Increasing the disparity range of the flankers, even over a relatively small range, decreased orientation discrimination thresholds (see Figure 7). This result was not predicted by the disparity of the smallest, largest, or average disparity of the flanker set, or determined by ungrouping on the basis of the position of the flankers in the x-y plane. Previous studies have demonstrated disparity averaging for differences of up to approximately 114 arcsec (Parker & Yang, 1989). Our findings are broadly consistent with this range, although the exact range over which disparity averaging occurs is likely to depend on the eccentricity tested and stimulus characteristics, such as the disparity relative to fixation (Parker & Yang, 1989). When the disparity range of flankers was 200 arcsec (±100 arcsec), crowding was still observed, but the magnitude was greatly reduced and was very close to zero (uncrowded threshold) by ±800 arcsec. For crowding to occur, disparity signals need to arise from a narrow range of disparities centered on the target. Flankers located beyond a disparity of 200 arcsec have a limited influence on target perception. In order to develop a more complete model of the averaging process, it would be necessary to develop a stimulus arrangement that includes a large number of flanking elements, so that the statistical moments of disparity distributions can be more readily separated to reveal the parameters that determine the magnitude of crowding exerted. This may also reveal details of the underlying mechanisms that read out from the disparity averaging process (Webb, Ledgeway, & McGraw, 2007). 
Conclusions
In this study we characterized the tuning of disparity-based crowding. Systematic changes in crowding occur across a range of flanker disparities. We show that, for relatively large disparities, crowding is lower when a target appears in front of flankers, compared to when it appears behind. Crowding effects are not mediated by changes in the monocular images or the 3-D distance between target and flankers, but by changes in flanker-target disparity.

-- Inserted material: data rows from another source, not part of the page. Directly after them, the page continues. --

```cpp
int aligner_boundary_search(const void *energies, int energy_dtype, const int32_t *t_xs, const int32_t *t_ys,
                            int max_duration, int32_t *boundaries_out, int32_t *durations_out, float *map_score_out,
                            float *log_alpha_out, float *gamma_out, void *workspace, size_t workspace_bytes, int B,
                            int Tx, int Ty, void *stream) {
    if (!energies || !t_xs || !t_ys || !workspace) return fail(ALIGNER_EINVAL, "null pointer");
    if (!boundaries_out && !log_alpha_out) return fail(ALIGNER_EINVAL, "nothing asked for: boundaries_out and log_alpha_out are both null");
    if (!boundaries_out && (durations_out || map_score_out))
        return fail(ALIGNER_EINVAL, "durations / map_score need boundaries_out (the MAP sequence is searched or it is not)");
    if (B < 0 || Tx < 1 || Ty < 1) return fail(ALIGNER_EINVAL, "bad shape B=%d Tx=%d Ty=%d", B, Tx, Ty);
    if (max_duration < 1) return fail(ALIGNER_EINVAL, "max_duration %d < 1", max_duration);
    const int vt = energy_dtype == ALIGNER_DT_F32 ? 0 : energy_dtype == ALIGNER_DT_BF16 ? 1 : energy_dtype == ALIGNER_DT_F16 ? 2 : -1;
    if (vt < 0) return fail(ALIGNER_EINVAL, "energy dtype %d not supported (F32, BF16, F16)", energy_dtype);
    if (gamma_out && !log_alpha_out) return fail(ALIGNER_EINVAL, "gamma needs the log_alpha buffer as well");
    if (B == 0) return ALIGNER_OK;
    if (B > 65535 || Tx > 65535) return fail(ALIGNER_EDOM, "grid too large");
    if ((max_duration > Ty ? Ty : max_duration) > 65535) return fail(ALIGNER_EDOM, "max_duration %d too large", max_duration);
    MoboPlan pl;
    const int prc = mobo_plan(B, Tx, Ty, max_duration, pl, false);
    if (prc) return prc;
    if ((long long)B * pl.S > 0x7fffffffLL) return fail(ALIGNER_EDOM, "grid too large");
    if (workspace_bytes < pl.total) return fail(ALIGNER_ENOSPC, "workspace %zu < %zu bytes", workspace_bytes, pl.total);
    unsigned char *ws = static_cast<unsigned char *>(workspace);
    hipStream_t s = static_cast<hipStream_t>(stream);
    MoboParams p{energies, t_xs, t_ys, log_alpha_out, boundaries_out, durations_out, map_score_out,
                 reinterpret_cast<float *>(ws + pl.L_off), reinterpret_cast<unsigned short *>(ws + pl.back_off),
                 reinterpret_cast<unsigned *>(ws + pl.ring_off), reinterpret_cast<int *>(ws + pl.fail_off),
                 reinterpret_cast<unsigned *>(ws + pl.trash_off),
                 reinterpret_cast<int *>(ws + pl.status_off), B, Tx, Ty, pl.D, pl.S, pl.nmax, pl.bstride, g_opt_mobo_start_lag, g_debug_stamps,
                 g_opt_mobo_drop_segment, g_opt_mobo_drop_segment >= 0 ? 2048 : MB_SPIN_LIMIT};
    {
        const size_t nlds = (size_t)(MB_NCH + pl.D + 4) * 12;
        if (nlds > (size_t)device_lds_limit()) return fail(ALIGNER_EDOM, "max_duration %d needs %zu bytes of LDS", pl.D, nlds);
        const dim3 grid((Ty + MB_NCH - 1) / MB_NCH, Tx, B);
        auto launch = [&](auto kern) -> int {
            ALIGNER_HIP_CHECK(ensure_dynamic_lds(reinterpret_cast<const void *>(kern), nlds));
            hipLaunchKernelGGL(kern, grid, dim3(256), nlds, s, p, (unsigned long long)pl.ring_words);
            ALIGNER_HIP_CHECK(hipGetLastError());
            return ALIGNER_OK;
        };
        const int rc = vt == 0 ? launch(mobo_norm_kernel<0>) : vt == 1 ? launch(mobo_norm_kernel<1>) : launch(mobo_norm_kernel<2>);
        if (rc) return rc;
    }
    {
        auto launch = [&](auto kern) -> int {
            ALIGNER_HIP_CHECK(ensure_dynamic_lds(reinterpret_cast<const void *>(kern), pl.lds));
            hipLaunchKernelGGL(kern, dim3((unsigned)B * pl.S), dim3(pl.T), pl.lds, s, p);
            ALIGNER_HIP_CHECK(hipGetLastError());
            return ALIGNER_OK;
        };
        int rc;
#define MB_LAUNCH_NP(VT_)                                                                               \
    (pl.NP != 1 ? launch(mobo_chain_kernel<VT_, true>)                                                  \
     : (!boundaries_out && !g_opt_mobo_full_chain && !g_debug_stamps) ? MB_LAUNCH_SUM(VT_)              \
     : log_alpha_out ? MB_LAUNCH_H(VT_, true)                                                           \
     : (g_opt_mobo_full_chain || g_debug_stamps) ? MB_LAUNCH_H(VT_, false) : MB_LAUNCH_MAP(VT_))
#define MB_LAUNCH_SUM(VT_)                                                                              \
    (pl.H == 1 ? launch(mobo_chain_sum_kernel<VT_, 1>) : pl.H == 2 ? launch(mobo_chain_sum_kernel<VT_, 2>) \
                                                                    : launch(mobo_chain_sum_kernel<VT_, 4>))
#define MB_LAUNCH_MAP(VT_)                                                                              \
    (pl.H == 1 ? launch(mobo_chain_map_kernel<VT_, 1>) : pl.H == 2 ? launch(mobo_chain_map_kernel<VT_, 2>) \
                                                                    : launch(mobo_chain_map_kernel<VT_, 4>))
#define MB_LAUNCH_H(VT_, LA_)                                                                            \
    (g_debug_stamps ? MB_LAUNCH_ST(VT_, LA_, true) : MB_LAUNCH_ST(VT_, LA_, false))
#define MB_LAUNCH_ST(VT_, LA_, ST_)                                                                      \
    (pl.H == 1 ? launch(mobo_chain_one_kernel<VT_, LA_, 1, ST_>) : pl.H == 2 ? launch(mobo_chain_one_kernel<VT_, LA_, 2, ST_>) \
                                                                              : launch(mobo_chain_one_kernel<VT_, LA_, 4, ST_>))
        rc = vt == 0 ? MB_LAUNCH_NP(0) : vt == 1 ? MB_LAUNCH_NP(1) : MB_LAUNCH_NP(2);
        if (rc) return rc;
    }
    if (boundaries_out) {
        ALIGNER_HIP_CHECK(ensure_dynamic_lds(reinterpret_cast<const void *>(mobo_backtrack_kernel), pl.bt_lds));
        hipLaunchKernelGGL(mobo_backtrack_kernel, dim3(B), dim3(256), pl.bt_lds, s, p, pl.RB);
        ALIGNER_HIP_CHECK(hipGetLastError());
    }
    if (gamma_out) {
        hipLaunchKernelGGL(mobo_gamma_kernel, dim3(Tx, B), dim3(256), 0, s, log_alpha_out, t_xs, t_ys, gamma_out, Tx, Ty);
        ALIGNER_HIP_CHECK(hipGetLastError());
    }
    return ALIGNER_OK;
}

}
```
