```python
def _load():
    _lib = None
    if True:
        if not os.path.exists(LIB_PATH):
            raise RuntimeError(f'{LIB_PATH} is missing: build it with `python -m regtr_amd.build` '
                               '(hipcc --offload-arch=gfx950). There is no CPU fallback.')
        _lib = ctypes.PyDLL(LIB_PATH)
        for name, (res, args) in SIGNATURES.items():
            fn = getattr(_lib, name)
            fn.restype = res
            fn.argtypes = args
        nogil = ctypes.CDLL(LIB_PATH)
        for name in COMPOSITE:
            fn = getattr(nogil, name)
            fn.restype, fn.argtypes = SIGNATURES[name]
            setattr(_lib, name, fn)
        got = _lib.regtr_abi_version()
        if got != ABI_VERSION:
            _lib = None
            raise RuntimeError(f'{LIB_PATH} implements C-ABI version {got}, this binding was written for {ABI_VERSION}: rebuild with '
                               '`python -m regtr_amd.build --force`')
    return _lib


_parity = None
PARITY_LIB_PATH = os.path.join(_HERE, 'libregtr_parity.so')


def parity_lib():
    global _parity
    if _parity is None:
        with _load_lock:
            if _parity is None:
                if not os.path.exists(PARITY_LIB_PATH):
                    raise RuntimeError(f'{PARITY_LIB_PATH} is missing: build it with `python -m regtr_amd.build` (parity mode only)')
                lib_ = ctypes.PyDLL(PARITY_LIB_PATH)
                for name, (res, args) in PARITY_SIGNATURES.items():
                    fn = getattr(lib_, name)
                    fn.restype, fn.argtypes = res, args
                if lib_.regtr_parity_abi_version() != ABI_VERSION:
                    raise RuntimeError(f'{PARITY_LIB_PATH} was built against C-ABI version {lib_.regtr_parity_abi_version()}, this binding is {ABI_VERSION}: '
                                       'rebuild with `python -m regtr_amd.build --force`')
                _parity = lib_
    return _parity


def check(status, what):
    if status != 0:
        raise RuntimeError(f'{what}: {_ERR.get(status, "error")} (status {status})')


on_device = context.on_device


def ptr(t, dtype=torch.float32):
    if t is None:
        return None
    dev = context.current().device_index
    if t.get_device() != (dev if dev is not None else torch.cuda.current_device()) or t.dtype is not dtype or not t.is_contiguous():
        _explain(t, dtype)
    return t.data_ptr()


def _explain(t, dtype):
    if not t.is_cuda:
        raise RuntimeError('regtr_amd ops need GPU tensors (no CPU fallback)')
    if t.dtype != dtype:
        raise RuntimeError(f'regtr_amd op expected a {dtype} tensor, got {t.dtype} (the kernels reinterpret nothing)')
    if not t.is_contiguous():
        raise RuntimeError('regtr_amd ops need contiguous tensors')
    dev = context.current().device_index
    raise RuntimeError(f'tensor on {t.device} but the launch device is cuda:{dev if dev is not None else torch.cuda.current_device()}; '
                       'wrap the call in regtr_amd._lib.on_device(tensor.device)')


def iptr(t):
    return ptr(t, torch.int32)


def bptr(t):
    return ptr(t, torch.uint8)


def dptr(t):
    return ptr(t, torch.float64)


def raw(t):
    if t is None:
        return None
    if t.dtype is not torch.float32 or t.get_device() < 0:
        raise RuntimeError(f'regtr_amd op expected a float32 GPU tensor, got {t.dtype} on {t.device}')
    return t.data_ptr()


_raw_stream = getattr(torch._C, '_cuda_getCurrentRawStream', None)


def stream():
    dev = context.current().device_index
    if _raw_stream is not None:
        return _raw_stream(dev if dev is not None else torch.cuda.current_device())
    return torch.cuda.current_stream().cuda_stream
```

### regtr_amd/csrc/attention.hip

```cpp
#include "common.h"
#include "mfma_operands.h"

namespace {

constexpr int HD = 32;
constexpr int TQ = 32, TK = 32;
constexpr int LDS_STRIDE = HD + 1;
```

However, subjects do not have to be aware of changes in the relationship between target and flankers for changes in crowding to take place. Crowding is not dictated by mean flanker disparity or the closest element, and there appears to be a limited pooling range. Grouping by disparity is also unlikely to play a major role in the observed effects. Future crowding models should involve mechanisms that operate at a stage after binocular combination of inputs, account for the asymmetry for crossed and uncrossed flanker disparities, and the graded influence of target-flanker similarity on crowding strength. 
Acknowledgments
This work was supported by a National Institute for Health Research (NIHR) Post-Doctoral Fellowship awarded to A. T. A. and an Irish Research Council Government of Ireland Fellowship awarded to D. P. M. This article presents independent research funded by the NIHR. The views expressed are those of the authors and not necessarily those of the NHS, the NIHR, or the Department of Health. The authors thank Professor Gerald Westheimer and Professor Susana Chung for valuable discussions and Dr. Paul Nulty for comments on an earlier version of the manuscript. 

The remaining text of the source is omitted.